Instructions to use WhissleAI/STT-meta-ZH-150m with libraries, inference providers, notebooks, and local apps. Follow these links to get started.
- Libraries
- NeMo
How to use WhissleAI/STT-meta-ZH-150m with NeMo:
import nemo.collections.asr as nemo_asr asr_model = nemo_asr.models.ASRModel.from_pretrained("WhissleAI/STT-meta-ZH-150m") transcriptions = asr_model.transcribe(["file.wav"]) - Notebooks
- Google Colab
- Kaggle
STT-meta-ZH-100m
A dual-head Mandarin Chinese ASR model that simultaneously performs speech-to-text transcription and speaker attribute classification (age, gender, dialect) in a single forward pass.
Built on NVIDIA Citrinet-1024 with language-specific bottleneck adapters and a trailing tag classifier head, fine-tuned on 60 hours of meta-annotated Mandarin speech data using PromptingNemo.
| Metric | Value |
|---|---|
| Parameters | 157.7M |
| WER | 19.22% |
| Tag Accuracy | 94.2% |
| Language | Mandarin Chinese (zh) |
| Audio | 16kHz mono |
Architecture
Audio (16kHz) ──▶ Mel Spectrogram (80-dim) ──▶ Citrinet-1024 Encoder (23 blocks)
│
┌─────────┴─────────┐
▼ ▼
CTC Decoder Tag Classifier
(5001 vocab) (3 linear heads)
│ │
▼ ▼
Transcription + AGE / GENDER /
Entity Tags DIALECT labels
Parameter Breakdown
| Component | Parameters | Description |
|---|---|---|
| Citrinet-1024 Encoder | 140.4M | 23 Jasper-style blocks with squeeze-excitation |
| Language Adapter | 12.1M | Bottleneck adapters (dim=256) in each encoder block |
| CTC Decoder | 5.1M | Conv1d projecting 1024 → 5001 (BPE vocab + blank) |
| Tag Classifier | 12.3K | 3 linear heads on mean-pooled encoder output |
| Total | 157.7M |
Tag Categories
| Category | Classes | Labels |
|---|---|---|
| AGE | 5 | NONE, AGE_14_25, AGE_26_40, AGE_<14, AGE_>41 |
| GENDER | 3 | NONE, GENDER_FEMALE, GENDER_MALE |
| DIALECT | 4 | NONE, DIALECT_NORTH, DIALECT_OTHERS, DIALECT_SOUTH |
The CTC head also outputs inline entity tags (e.g., ENTITY_PERSON_NAME ... END, ENTITY_TEMPERATURE ... END) as part of the transcription vocabulary.
Files
| File | Description |
|---|---|
zh-citrinet-meta-v11.nemo |
Full NeMo checkpoint (encoder + decoder + adapter + tag classifier) |
onnx/model.onnx |
ONNX model with dual outputs: logprobs (CTC) + encoder_output |
onnx/tag_classifier.onnx |
Standalone tag classifier (input: pooled encoder features) |
onnx/tag_classifier.json |
Tag classifier metadata (labels, class counts) |
onnx/config.json |
Preprocessor configuration (mel spectrogram parameters) |
onnx/tokenizer.model |
SentencePiece BPE tokenizer (5000 tokens) |
onnx/vocabulary.json |
Full vocabulary list with token mappings |
Usage
NeMo Inference
import nemo.collections.asr as nemo_asr
# Standard NeMo transcription (CTC head only — tag classifier weights
# are stored in the checkpoint but EncDecCTCModelBPE does not load them
# by default). For full dual-head inference, use ONNX or PromptingNemo.

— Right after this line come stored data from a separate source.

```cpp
__global__ __launch_bounds__(IDX_THREADS) void k_sync_mask(const uint8_t *__restrict__ bytes,
                                                           uint64_t total_bytes,
                                                           uint8_t *__restrict__ masks,
                                                           uint32_t *__restrict__ tile_count,
                                                           uint16_t *__restrict__ parts)
{
    __shared__ uint32_t s_cnt[IDX_THREADS / 64];
    __shared__ uint8_t s_slice[16 * 256];
    for (int i = threadIdx.x; i < 16 * 256 / 16; i += IDX_THREADS)
        reinterpret_cast<uint4 *>(s_slice)[i] = reinterpret_cast<const uint4 *>(d_chk.slice)[i];
    __syncthreads();
    const uint64_t n_chunks = (total_bytes + 15) >> 4;
    const uint64_t tile0 = (uint64_t)blockIdx.x * IDX_TILE_CHUNKS;
    uint32_t cnt = 0;
    for (int k = 0; k < IDX_CHUNKS_PER_THREAD; k++) {
        const uint64_t chunk = tile0 + (uint64_t)k * IDX_THREADS + threadIdx.x;
        if (chunk >= n_chunks)
            break;
        uint32_t part;
        const uint32_t m = mask_chunk(bytes, total_bytes, chunk, s_slice, part);
        masks[chunk] = (uint8_t)m;
        cnt += __popc(m);
        parts[chunk] = (uint16_t)part;
    }
    for (int o = 32; o > 0; o >>= 1)
        cnt += __shfl_down(cnt, o, 64);
    if ((threadIdx.x & 63) == 0)
        s_cnt[threadIdx.x >> 6] = cnt;
    __syncthreads();
    if (threadIdx.x == 0) {
        uint32_t t = 0;
        for (int i = 0; i < IDX_THREADS / 64; i++)
            t += s_cnt[i];
        tile_count[blockIdx.x] = t;
    }
}

__global__ __launch_bounds__(1024) void k_exscan_u32(const uint32_t *__restrict__ in,
                                                     uint32_t *__restrict__ out, uint32_t n_host,
                                                     const uint32_t *__restrict__ n_ptr,
                                                     uint32_t n_cap)
{
    __shared__ uint32_t s_part[1024];
    uint32_t n = n_ptr ? *n_ptr : n_host;
    if (n > n_cap)
        n = n_cap;
    const uint32_t per = (n + 1023) / 1024;
    const uint32_t lo = threadIdx.x * per;
    const uint32_t hi = lo + per < n ? lo + per : n;
    uint32_t sum = 0;
    for (uint32_t i = lo; i < hi; i++)
        sum += in[i];
    s_part[threadIdx.x] = sum;
    __syncthreads();
    for (int o = 1; o < 1024; o <<= 1) {
        uint32_t v = threadIdx.x >= (uint32_t)o ? s_part[threadIdx.x - o] : 0;
        __syncthreads();
        s_part[threadIdx.x] += v;
        __syncthreads();
    }
    uint32_t run = threadIdx.x ? s_part[threadIdx.x - 1] : 0;
    for (uint32_t i = lo; i < hi; i++) {
        const uint32_t v = in[i];
        out[i] = run;
        run += v;
    }
    if (threadIdx.x == 1023)
        out[n] = s_part[1023];
}

__global__ __launch_bounds__(1024) void k_scan_blocks(const uint32_t *__restrict__ in,
                                                      uint32_t *__restrict__ out,
                                                      uint32_t *__restrict__ block_sum, uint32_t n_host,
                                                      const uint32_t *__restrict__ n_ptr, uint32_t n_cap)
{
    __shared__ uint32_t s_v[1024];
    uint32_t n = n_ptr ? *n_ptr : n_host;
    if (n > n_cap)
        n = n_cap;
    const uint32_t i = blockIdx.x * 1024 + threadIdx.x;
    const uint32_t v = i < n ? in[i] : 0;
    s_v[threadIdx.x] = v;
    __syncthreads();
    for (int o = 1; o < 1024; o <<= 1) {
        const uint32_t t = threadIdx.x >= (uint32_t)o ? s_v[threadIdx.x - o] : 0;
        __syncthreads();
        s_v[threadIdx.x] += t;
        __syncthreads();
    }
    if (i < n)
        out[i] = s_v[threadIdx.x] - v;
    if (threadIdx.x == 1023)
        block_sum[blockIdx.x] = s_v[1023];
}

__global__ __launch_bounds__(1024) void k_scan_add(uint32_t *__restrict__ out,
                                                   const uint32_t *__restrict__ block_base,
                                                   uint32_t n_blocks, uint32_t n_host,
                                                   const uint32_t *__restrict__ n_ptr, uint32_t n_cap)
{
    uint32_t n = n_ptr ? *n_ptr : n_host;
    if (n > n_cap)
        n = n_cap;
    const uint32_t i = blockIdx.x * 1024 + threadIdx.x;
    if (i < n)
        out[i] += block_base[blockIdx.x];
    if (i == 0)
        out[n] = block_base[n_blocks];
}

__global__ __launch_bounds__(IDX_THREADS) void k_sync_scatter(const uint8_t *__restrict__ masks,
                                                              uint64_t total_bytes,
                                                              const uint32_t *__restrict__ tile_base,
                                                              uint64_t *__restrict__ cand_off,
                                                              uint32_t max_cand)
{
    __shared__ uint32_t s_wave[IDX_THREADS / 64];
    const uint64_t n_chunks = (total_bytes + 15) >> 4;
    const uint64_t first = (uint64_t)blockIdx.x * IDX_TILE_CHUNKS +
                           (uint64_t)threadIdx.x * IDX_CHUNKS_PER_THREAD;
    static_assert(IDX_CHUNKS_PER_THREAD == 16, "one 16-byte load of mask bytes per thread");
    uint8_t m[IDX_CHUNKS_PER_THREAD];
    uint32_t cnt = 0;
    if (first + IDX_CHUNKS_PER_THREAD <= n_chunks) {
        const uint4 q = *reinterpret_cast<const uint4 *>(masks + first);
        const uint32_t w[4] = {q.x, q.y, q.z, q.w};
#pragma unroll
        for (int k = 0; k < IDX_CHUNKS_PER_THREAD; k++)
            m[k] = (uint8_t)(w[k >> 2] >> (8 * (k & 3)));
        cnt = __popc(q.x) + __popc(q.y) + __popc(q.z) + __popc(q.w);
    } else {
#pragma unroll
        for (int k = 0; k < IDX_CHUNKS_PER_THREAD; k++) {
            m[k] = (first + k < n_chunks) ? masks[first + k] : 0;
            cnt += __popc((uint32_t)m[k]);
        }
    }
    uint32_t inc = cnt;
#pragma unroll
    for (int o = 1; o < 64; o <<= 1) {
        const uint32_t v = __shfl_up(inc, o, 64);
        if ((int)(threadIdx.x & 63) >= o)
            inc += v;
    }
    if ((threadIdx.x & 63) == 63)
        s_wave[threadIdx.x >> 6] = inc;
    __syncthreads();
    uint32_t before = 0;
    for (uint32_t w = 0; w < (threadIdx.x >> 6); w++)
        before += s_wave[w];
    uint32_t at = tile_base[blockIdx.x] + before + inc - cnt;
    if (cnt == 0)
        return;
#pragma unroll
    for (int k = 0; k < IDX_CHUNKS_PER_THREAD; k++) {
        uint32_t mk = m[k];
        while (mk) {
            const int j = __ffs(mk) - 1;
            mk &= mk - 1;
            if (at < max_cand)
                cand_off[at] = (first + k) * 16 + 2 * j;
            at++;
        }
    }
}

__device__ __forceinline__ uint32_t find_stream(const uint64_t *__restrict__ stream_off,
                                                uint32_t n_streams, uint64_t p)
{
    uint32_t lo = 0, hi = n_streams;
    while (hi - lo > 1) {
        const uint32_t mid = (lo + hi) >> 1;
        if (stream_off[mid] <= p)
            lo = mid;
        else
            hi = mid;
    }
    return lo;
}

constexpr uint32_t SEG_DEAD = 1u << 24;

__device__ __forceinline__ void chase_one(uint32_t i, const uint8_t *__restrict__ bytes,
                                          const uint64_t *__restrict__ stream_off,
                                          const uint64_t *__restrict__ stream_len, uint32_t n_streams,
                                          const uint64_t *__restrict__ cand_off, SegRec *__restrict__ seg,
                                          uint32_t *__restrict__ seg_frames, StreamRec *__restrict__ streams,
                                          uint32_t *__restrict__ cls)
{
    const uint64_t off = cand_off[i];
    const uint32_t s = find_stream(stream_off, n_streams, off);
    const uint64_t s_begin = stream_off[s];
    const uint64_t s_end = s_begin + stream_len[s];
    SegRec r;
    r.off = off;
    r.stream = s;
    r.flags = 0;
    r.nframes = 0;
    r.sync = 0;
    r.ndrop = 0;
    r.prev = 0xFFFFFFFFu;
    uint64_t p = off;
    const bool outside = off >= s_end;
    if (outside) {
        r.flags = SEG_DEAD;
        r.end = off;
    } else if ((off - s_begin) & 1) {
        r.flags = 1u << 16;
        r.end = off;
    } else if (!sync_frame_at(bytes, off, s_end)) {
        r.flags = SEG_DEAD;
        r.end = off;
    } else {
        r.sync = packed_sync_at(bytes, off);
        const bool own = sync_frame_at(bytes, s_begin, s_end) &&
                         ((packed_sync_at(bytes, s_begin) ^ r.sync) & SYNC_PARAMS) == 0;
        uint32_t n = 0;
        uint64_t hdr = ld_hdr8(bytes, p);
        for (;;) {
// ... 287 lines not shown
```

Baseline: 238,700.

## Drop global sync-mask buffer; stash per-tile candidate slots, recompute on overflow

The sync-mask kernel no longer writes a per-chunk mask byte array to global memory. It builds the masks in LDS, computes per-tile prefix offsets, and writes up to 64 candidate offsets per tile into a compact slot buffer. The scatter kernel copies those slots directly when a tile has few candidates and only recomputes candidates from the raw bytes for dense tiles. This removes the mask write/read traffic, but it adds an extra block-level scan and an LDS buffer in the mask kernel, plus a costly recompute path for dense tiles.

```diff
diff --git a/libdvd-audio_amd/csrc/mlp_hip.hip b/libdvd-audio_amd/csrc/mlp_hip.hip
--- a/libdvd-audio_amd/csrc/mlp_hip.hip
+++ b/libdvd-audio_amd/csrc/mlp_hip.hip
@@ -45,10 +45,10 @@
     int device;
     uint32_t coop_min_seg;
     uint32_t max_streams, max_segments;
-    uint8_t *d_masks;
     uint16_t *d_parts;
     uint64_t masks_cap;
     uint32_t *d_tile_count;
+    uint32_t *d_slots;
     uint32_t *d_tile_base;
     uint64_t tiles_cap;
     uint64_t *d_cand_off;
@@ -151,9 +151,9 @@
 
 static void free_ws(dvda_mlp_hip_ctx *c)
 {
-    (void)hipFree(c->d_masks);
     (void)hipFree(c->d_parts);
     (void)hipFree(c->d_tile_count);
+    (void)hipFree(c->d_slots);
     (void)hipFree(c->d_tile_base);
     (void)hipFree(c->d_cand_off);
     (void)hipFree(c->d_seg);
@@ -340,13 +340,10 @@
     const uint64_t chunks = (total_bytes + 15) / 16 + 4;
     const uint64_t tiles = (chunks + IDX_TILE_CHUNKS - 1) / IDX_TILE_CHUNKS;
     if (chunks > c->masks_cap) {
-        (void)hipFree(c->d_masks);
         (void)hipFree(c->d_parts);
-        c->d_masks = nullptr;
         c->d_parts = nullptr;
         c->masks_cap = 0;
-        if (ws_malloc((void **)&c->d_masks, chunks) != hipSuccess ||
-            ws_malloc((void **)&c->d_parts, (chunks + 72) * sizeof(uint16_t)) != hipSuccess)
+        if (ws_malloc((void **)&c->d_parts, (chunks + 72) * sizeof(uint16_t)) != hipSuccess)
             return DVDA_HIP_ENOMEM;
         c->masks_cap = chunks;
     }
@@ -367,10 +364,12 @@
     if (tiles > c->tiles_cap) {
         (void)hipFree(c->d_tile_count);
         (void)hipFree(c->d_tile_base);
-        c->d_tile_count = c->d_tile_base = nullptr;
+        (void)hipFree(c->d_slots);
+        c->d_tile_count = c->d_tile_base = c->d_slots = nullptr;
         c->tiles_cap = 0;
         if (ws_malloc((void **)&c->d_tile_count, (tiles + 1) * sizeof(uint32_t)) != hipSuccess ||
-            ws_malloc((void **)&c->d_tile_base, (tiles + 1) * sizeof(uint32_t)) != hipSuccess)
+            ws_malloc((void **)&c->d_tile_base, (tiles + 1) * sizeof(uint32_t)) != hipSuccess ||
+            ws_malloc((void **)&c->d_slots, tiles * CAND_SLOT * sizeof(uint32_t)) != hipSuccess)
             return DVDA_HIP_ENOMEM;
         c->tiles_cap = tiles;
     }
@@ -500,10 +499,10 @@
         d_stream_len = c->d_slen;
     }
     hipLaunchKernelGGL(k_sync_mask, dim3((unsigned)tiles), dim3(IDX_THREADS), 0, st, d_bytes,
-                       total_bytes, c->d_masks, c->d_tile_count, c->d_parts);
+                       total_bytes, c->d_slots, c->d_tile_count, c->d_parts);
     exscan(c, st, c->d_tile_count, c->d_tile_base, (uint32_t)tiles, nullptr, (uint32_t)tiles);
-    hipLaunchKernelGGL(k_sync_scatter, dim3((unsigned)tiles), dim3(IDX_THREADS), 0, st, c->d_masks,
-                       total_bytes, c->d_tile_base, c->d_cand_off, ms);
+    hipLaunchKernelGGL(k_sync_scatter, dim3((unsigned)tiles), dim3(IDX_THREADS), 0, st, d_bytes,
+                       total_bytes, c->d_tile_count, c->d_slots, c->d_tile_base, c->d_cand_off, ms);
     hipLaunchKernelGGL(k_chase, dim3((ms + 255) / 256), dim3(256), 0, st, d_bytes, d_stream_off,
                        d_stream_len, n_streams, c->d_cand_off, c->d_n_cand, ms, c->d_seg,
                        c->d_seg_frames, c->d_streams, c->d_cls);
@@ -1162,7 +1161,6 @@
     int device;
     hipStream_t st;
     uint8_t *d_in;
-    uint8_t *d_masks;
     uint16_t *d_parts;
     uint32_t *d_tile_count;
     uint32_t *d_small;
@@ -1205,7 +1203,6 @@
     (void)hipSetDevice(s->device);
     if (s->st)
         (void)hipStreamSynchronize(s->st);
-    (void)hipFree(s->d_masks);
     (void)hipFree(s->d_parts);
     (void)hipFree(s->d_tile_count);
     (void)hipFree(s->d_small);
@@ -1234,7 +1231,6 @@
     const size_t chunks = (DVDA_STEP_MAX_BYTES + 128) / 16 + 8;
     const size_t out_bytes = sizeof(CoopResult) + STEP_PCM_BYTES;
     bool ok = hipSetDevice(device) == hipSuccess && hipStreamCreateWithFlags(&s->st, hipStreamNonBlocking) == hipSuccess &&
-              hipMalloc((void **)&s->d_masks, chunks) == hipSuccess &&
               hipMalloc((void **)&s->d_parts, chunks * 2) == hipSuccess &&
               hipMalloc((void **)&s->d_tile_count, 4 * sizeof(uint32_t)) == hipSuccess &&
               hipMalloc((void **)&s->d_small, 16 * sizeof(uint32_t)) == hipSuccess &&
diff --git a/libdvd-audio_amd/csrc/mlp_index.h b/libdvd-audio_amd/csrc/mlp_index.h
--- a/libdvd-audio_amd/csrc/mlp_index.h
+++ b/libdvd-audio_amd/csrc/mlp_index.h
@@ -32,6 +32,8 @@
 constexpr int IDX_CHUNKS_PER_THREAD = 16;
 constexpr int IDX_TILE_CHUNKS = IDX_THREADS * IDX_CHUNKS_PER_THREAD;
 
+constexpr uint32_t CAND_SLOT = 64;
+
 __device__ __forceinline__ uint32_t ld_u8(const uint8_t *p, uint64_t i) { return p[i]; }
 
 __device__ __forceinline__ bool sync_frame_at(const uint8_t *b, uint64_t p, uint64_t limit)
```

asr_model = nemo_asr.models.ASRModel.from_pretrained(
"WhissleAI/STT-meta-ZH-100m"
)
transcriptions = asr_model.transcribe(["audio.wav"])
print(transcriptions[0])
# Output includes inline tags:
# "你好世界。 AGE_26_40 GENDER_MALE ENTITY_PERSON_NAME 张三 END"
PromptingNemo Inference (Full Dual-Head)
For full dual-head inference with the tag classifier, use the PromptingNemo training framework:
# Clone PromptingNemo
# git clone https://github.com/WhissleAI/PromptingNemo.git
import torch
from huggingface_hub import hf_hub_download
# Download the .nemo checkpoint
nemo_path = hf_hub_download(
repo_id="WhissleAI/STT-meta-ZH-100m",
filename="zh-citrinet-meta-v11.nemo"
)
# Load with PromptingNemo's custom model class that includes the tag classifier
# See: https://github.com/WhissleAI/PromptingNemo/blob/main/scripts/asr/meta-asr
from scripts.asr.meta_asr.tag_classifier import (
TrailingTagClassifier,
build_trailing_tag_maps,
masked_mean_pool,
)
# The tag_classifier weights are stored inside the .nemo archive.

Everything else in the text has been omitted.